%%

template <int K, int S, int T, int ACT, int CC, bool WG = false, int RC = 0>
__global__ __launch_bounds__(256) void dwconv_dgrad_tiled_kernel(
    const float* __restrict__ du, const float* __restrict__ z, const float* __restrict__ kabc, const float* __restrict__ w,
    const float* __restrict__ zin, const float* __restrict__ scale_in, const float* __restrict__ shift_in,
    const float* __restrict__ mi_in, float* __restrict__ du_in, double* __restrict__ stats, int slots, int N, int H, int W,
    int C, int Ho, int Wo, const float* __restrict__ res_pre, const float* __restrict__ res_post, float* __restrict__ dw,
    int res_stride, const float* __restrict__ we) {
  static_assert(RC == 0 || CC == 16, "the recompute yields 16-channel chunks");
  constexpr int P = S == 1 ? (K - 1) / 2 : (K - 2) / 2;
  constexpr int CQN = CC / 4, NSLOT = 256 / CQN;
  constexpr int OT = (T - 1 + K - 1) / S + 2;
  constexpr int OTP = OT | 1;
  extern __shared__ __attribute__((aligned(16))) float lds[];
  const int tid = threadIdx.x;
  const int cq = tid % CQN, slot = tid / CQN;
  int chunk_id; int64_t tile0, tile_stride;
  xcd_chunk_tile(C / CC, chunk_id, tile0, tile_stride);
  const int c0 = chunk_id * CC;
  const int ty_n = (H + T - 1) / T, tx_n = (W + T - 1) / T;
  const int64_t ntiles = (int64_t)N * ty_n * tx_n;
  const int c = c0 + cq * 4;
  const float4 sc = ld4(scale_in + c), sh = ld4(shift_in + c);
  const float4 mean = mi_in ? ld4(mi_in + c) : f4(0, 0, 0, 0), istd = mi_in ? ld4(mi_in + C + c) : f4(0, 0, 0, 0);
  constexpr bool WLDS = K > 3 || S == 1;
  float* w_t = lds + OT * OTP * CC;
  float* z_t = w_t + (WLDS ? K * K * CC : 0);
  constexpr int RCW = RC ? RC : 8;
  constexpr int NLZ = (T * T + 63) / 64;
  const int lane = tid & 63;
  const int f_q = lane >> 4, f_slot = (tid >> 6) * 16 + (lane & 15);
  RcFrag<RCW> wfrag, ypre[RC ? NLZ : 1];
  if constexpr (RC > 0) rc_load<RCW>(wfrag, we + (int64_t)(c0 + (lane & 15)) * RC, lane);
  float4 wt[WLDS ? 1 : K * K];
  if constexpr (WLDS) {
    if (slot == 0)
      for (int i = 0; i < K * K; ++i)
        st4(w_t + i * CC + cq * 4, f4(w[(c + 0) * K * K + i], w[(c + 1) * K * K + i], w[(c + 2) * K * K + i], w[(c + 3) * K * K + i]));
  } else {
#pragma unroll
    for (int i = 0; i < K * K; ++i)
      wt[i] = f4(w[(c + 0) * K * K + i], w[(c + 1) * K * K + i], w[(c + 2) * K * K + i], w[(c + 3) * K * K + i]);
  }
  const float4 ka = ld4(kabc + c), kb = ld4(kabc + C + c), kc = ld4(kabc + 2 * C + c);
  float4 s1 = f4(0, 0, 0, 0), s2 = s1;
  float* a_t = z_t + (RC ? T * T * CC : 0);
  constexpr int PS2 = NSLOT / K;
  const int r2 = tid / CQN, kh2 = r2 % K, ps2 = r2 / K;
  float4 wacc[WG ? K : 1];
#pragma unroll
  for (int i = 0; i < (WG ? K : 1); ++i) wacc[i] = f4(0, 0, 0, 0);
  constexpr int ND = (OT * OT + NSLOT - 1) / NSLOT;
  static_assert(ND <= 32, "validity mask is 32 bits");
  float4 pdu[ND], pz[ND];
  unsigned pd_ok = 0;
  auto lows = [&](int64_t tile, int& n, int& ih0, int& iw0, int& oh_lo, int& ow_lo) {
    int ty, tx;
    tile_nyx(tile, ty_n, tx_n, n, ty, tx);
    ih0 = ty * T; iw0 = tx * T;
    const int nh = ih0 + P - (K - 1), nw = iw0 + P - (K - 1);
    oh_lo = nh >= 0 ? (nh + S - 1) / S : -((-nh) / S);
    ow_lo = nw >= 0 ? (nw + S - 1) / S : -((-nw) / S);
  };
  auto fetch = [&](int64_t tile) {
    int n, ih0, iw0, oh_lo, ow_lo;
    lows(tile, n, ih0, iw0, oh_lo, ow_lo);
    const int64_t obase = (int64_t)n * Ho * Wo * C + c;
    pd_ok = 0;
#pragma unroll
    for (int i = 0; i < ND; ++i) {
      const int pix = slot + i * NSLOT;
      const int oy = pix / OT, ox = pix - oy * OT;
      const int oh = oh_lo + oy, ow = ow_lo + ox;
      if (pix < OT * OT && oh >= 0 && oh < Ho && ow >= 0 && ow < Wo) pd_ok |= 1u << i;
      const int64_t off = obase + ((int64_t)min(max(oh, 0), Ho - 1) * Wo + min(max(ow, 0), Wo - 1)) * C;
      pdu[i] = ld4(du + off);
      pz[i] = ld4(z + off);
    }
    if constexpr (RC > 0) {
      const float* img = zin + (int64_t)n * H * W * RC;
#pragma unroll
      for (int i = 0; i < NLZ; ++i) {
        const int pix = f_slot + i * 64;
        const int iy = pix / T, ix = pix - iy * T;
        rc_load<RCW>(ypre[i], img + ((int64_t)min(ih0 + iy, H - 1) * W + min(iw0 + ix, W - 1)) * RC, lane);
      }
    }
  };
  int64_t tile = tile0;
  if (tile < ntiles) fetch(tile);
  for (; tile < ntiles; tile += tile_stride) {
    int n, ih0, iw0, oh_lo, ow_lo;
    lows(tile, n, ih0, iw0, oh_lo, ow_lo);
    __syncthreads();
#pragma unroll
    for (int i = 0; i < ND; ++i) {
      const int pix = slot + i * NSLOT;
      if (pix < OT * OT) {
        const int oy = pix / OT, ox = pix - oy * OT;
        const float4 v = fma4(ka, pdu[i], fma4(kb, pz[i], kc));
        const bool ok = (pd_ok >> i) & 1u;
        st4(lds + (oy * OTP + ox) * CC + cq * 4, f4(ok ? v.x : 0.f, ok ? v.y : 0.f, ok ? v.z : 0.f, ok ? v.w : 0.f));
      }
    }
    if constexpr (RC > 0) {
#pragma unroll
      for (int i = 0; i < NLZ; ++i) {
        const int pix = f_slot + i * 64;
        const float4 zq = rc_mma<RCW>(wfrag, ypre[i]);
        if (pix < T * T) st4(z_t + pix * CC + f_q * 4, zq);
      }
    }
    __syncthreads();
    if (tile + tile_stride < ntiles) fetch(tile + tile_stride);
#pragma unroll 1
    for (int p = slot; p < T * T; p += NSLOT) {
      const int iy = p / T, ix = p - iy * T;
      const int ih = ih0 + iy, iw = iw0 + ix;
      if constexpr (WG) {
        if (!(ih < H && iw < W)) st4(a_t + p * CC + cq * 4, f4(0, 0, 0, 0));
      }
      if (ih < H && iw < W) {
        float4 acc = f4(0, 0, 0, 0);
        const int64_t off = (((int64_t)n * H + ih) * W + iw) * C + c;
        float4 zz;
        if constexpr (RC > 0) zz = ld4(z_t + p * CC + cq * 4);
        else zz = ld4(zin + off);
        const float4 u = fma4(zz, sc, sh);
        if constexpr (WG) st4(a_t + p * CC + cq * 4, act4<ACT>(u));
        int wq = cq * 4;
        if constexpr (WLDS) asm volatile("" : "+v"(wq));
        auto tap = [&](int kh, int kw, int oy, int ox) {
          float4 ww;
          if constexpr (WLDS) ww = ld4(w_t + (kh * K + kw) * CC + wq);
          else ww = wt[kh * K + kw];
          acc = fma4(ld4(lds + (oy * OTP + ox) * CC + cq * 4), ww, acc);
        };
        if constexpr (S == 1) {
          const int oy0 = ih + P - oh_lo, ox0 = iw + P - ow_lo;
          if constexpr (WLDS) {
#pragma unroll 1
            for (int kh = 0; kh < K; ++kh) {
#pragma unroll
              for (int kw = 0; kw < K; ++kw) tap(kh, kw, oy0 - kh, ox0 - kw);
            }
          } else {
#pragma unroll
            for (int kh = 0; kh < K; ++kh) {
#pragma unroll
              for (int kw = 0; kw < K; ++kw) tap(kh, kw, oy0 - kh, ox0 - kw);
              __builtin_amdgcn_sched_barrier(0);
            }
          }
        } else {
          const int ph = (ih + P) & 1, pw = (iw + P) & 1;
          const int oyb = ((ih + P - ph) >> 1) - oh_lo, oxb = ((iw + P - pw) >> 1) - ow_lo;
          auto taps = [&](auto PH, auto PW) {
            constexpr int ph_ = decltype(PH)::value, pw_ = decltype(PW)::value;
#pragma unroll
            for (int kh = ph_; kh < K; kh += 2) {
#pragma unroll
              for (int kw = pw_; kw < K; kw += 2) tap(kh, kw, oyb - (kh - ph_) / 2, oxb - (kw - pw_) / 2);
              __builtin_amdgcn_sched_barrier(0);
            }
          };
          using I0 = std::integral_constant<int, 0>;
          using I1 = std::integral_constant<int, 1>;
          if (ph == 0) { if (pw == 0) taps(I0{}, I0{}); else taps(I0{}, I1{}); }
          else { if (pw == 0) taps(I1{}, I0{}); else taps(I1{}, I1{}); }
        }
        const bool r_on = res_stride == 1 || !((ih | iw) & 1);
        const int64_t roff = res_stride == 1 ? off : (((int64_t)n * ((H + 1) >> 1) + (ih >> 1)) * ((W + 1) >> 1) + (iw >> 1)) * C + c;
        if (res_pre && r_on) acc = add4(acc, ld4(res_pre + roff));
        float4 d = mul4(acc, dact4<ACT>(u));
        if (res_post && r_on) d = add4(d, ld4(res_post + roff));
        st4(du_in + off, d);
        const float4 xh = f4((zz.x - mean.x) * istd.x, (zz.y - mean.y) * istd.y, (zz.z - mean.z) * istd.z, (zz.w - mean.w) * istd.w);
        s1 = add4(s1, d);
        s2 = fma4(d, xh, s2);
      }
    }
    if constexpr (WG) {
      __syncthreads();
      if (ps2 < PS2) {
        const int ohb = ih0 + P - kh2;
#pragma unroll 1
        for (int p = ps2; p < T * T; p += PS2) {
          const int iy = p / T, ix = p - iy * T;
          const int ohn = ohb + iy;
          if (S == 2 && (ohn & 1)) continue;
          const float4 a = ld4(a_t + p * CC + cq * 4);
          const float* drow = lds + (((ohn >> (S - 1)) - oh_lo) * OTP) * CC + cq * 4;
          const int owb = iw0 + ix + P;
          if constexpr (S == 1) {
#pragma unroll
            for (int kw = 0; kw < K; ++kw) wacc[kw] = fma4(ld4(drow + (owb - kw - ow_lo) * CC), a, wacc[kw]);
          } else {
            const int pw = owb & 1, oxb = ((owb - pw) >> 1) - ow_lo;
            if (pw == 0) {
#pragma unroll
              for (int kw = 0; kw < K; kw += 2) wacc[kw] = fma4(ld4(drow + (oxb - kw / 2) * CC), a, wacc[kw]);
            } else {
#pragma unroll
              for (int kw = 1; kw < K; kw += 2) wacc[kw] = fma4(ld4(drow + (oxb - (kw - 1) / 2) * CC), a, wacc[kw]);
            }
          }
        }
      }
    }
  }
  if constexpr (WG) {
    __syncthreads();
    float* red = lds;
    if (ps2 < PS2) {
#pragma unroll
      for (int kw = 0; kw < K; ++kw) st4(red + (((ps2 * K + kh2) * CQN + cq) * K + kw) * 4, wacc[kw]);
    }
    __syncthreads();
    if (tid < K * CQN * K) {
      const int kw = tid % K, q = (tid / K) % CQN, khh = tid / (CQN * K);
      float4 t = f4(0, 0, 0, 0);
      for (int g = 0; g < PS2; ++g) t = add4(t, ld4(red + (((g * K + khh) * CQN + q) * K + kw) * 4));
      const int ch = c0 + q * 4, tp = khh * K + kw;
      atomicAdd(dw + (ch + 0) * K * K + tp, t.x); atomicAdd(dw + (ch + 1) * K * K + tp, t.y);
      atomicAdd(dw + (ch + 2) * K * K + tp, t.z); atomicAdd(dw + (ch + 3) * K * K + tp, t.w);
    }
  }
  if (!stats) return;
  __syncthreads();
  float* rr = lds + tid * 8;
  rr[0] = s1.x; rr[1] = s1.y; rr[2] = s1.z; rr[3] = s1.w; rr[4] = s2.x; rr[5] = s2.y; rr[6] = s2.z; rr[7] = s2.w;
  __syncthreads();
  if (tid < CQN * 8) {
    const int q = tid >> 3, e = tid & 7;
    float v = 0.f;
    for (int sl = 0; sl < NSLOT; ++sl) v += lds[(sl * CQN + q) * 8 + e];
    const int ch = c0 + q * 4 + (e & 3), which = e >> 2;
    stat_add(stats + ((int64_t)(blockIdx.x % stat_slots(slots)) * 2 + which) * C + ch, stat_limb(slots, C), v);
  }
}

%%

What to produce:
What is wanted is every line from the first line of the entries through the line that contains "float* w_t = lds + OT * OTP * CC;", given again exactly.

Solution to the problem:
template <int K, int S, int T, int ACT, int CC, bool WG = false, int RC = 0>
__global__ __launch_bounds__(256) void dwconv_dgrad_tiled_kernel(
    const float* __restrict__ du, const float* __restrict__ z, const float* __restrict__ kabc, const float* __restrict__ w,
    const float* __restrict__ zin, const float* __restrict__ scale_in, const float* __restrict__ shift_in,
    const float* __restrict__ mi_in, float* __restrict__ du_in, double* __restrict__ stats, int slots, int N, int H, int W,
    int C, int Ho, int Wo, const float* __restrict__ res_pre, const float* __restrict__ res_post, float* __restrict__ dw,
    int res_stride, const float* __restrict__ we) {
  static_assert(RC == 0 || CC == 16, "the recompute yields 16-channel chunks");
  constexpr int P = S == 1 ? (K - 1) / 2 : (K - 2) / 2;
  constexpr int CQN = CC / 4, NSLOT = 256 / CQN;
  constexpr int OT = (T - 1 + K - 1) / S + 2;
  constexpr int OTP = OT | 1;
  extern __shared__ __attribute__((aligned(16))) float lds[];
  const int tid = threadIdx.x;
  const int cq = tid % CQN, slot = tid / CQN;
  int chunk_id; int64_t tile0, tile_stride;
  xcd_chunk_tile(C / CC, chunk_id, tile0, tile_stride);
  const int c0 = chunk_id * CC;
  const int ty_n = (H + T - 1) / T, tx_n = (W + T - 1) / T;
  const int64_t ntiles = (int64_t)N * ty_n * tx_n;
  const int c = c0 + cq * 4;
  const float4 sc = ld4(scale_in + c), sh = ld4(shift_in + c);
  const float4 mean = mi_in ? ld4(mi_in + c) : f4(0, 0, 0, 0), istd = mi_in ? ld4(mi_in + C + c) : f4(0, 0, 0, 0);
  constexpr bool WLDS = K > 3 || S == 1;
  float* w_t = lds + OT * OTP * CC;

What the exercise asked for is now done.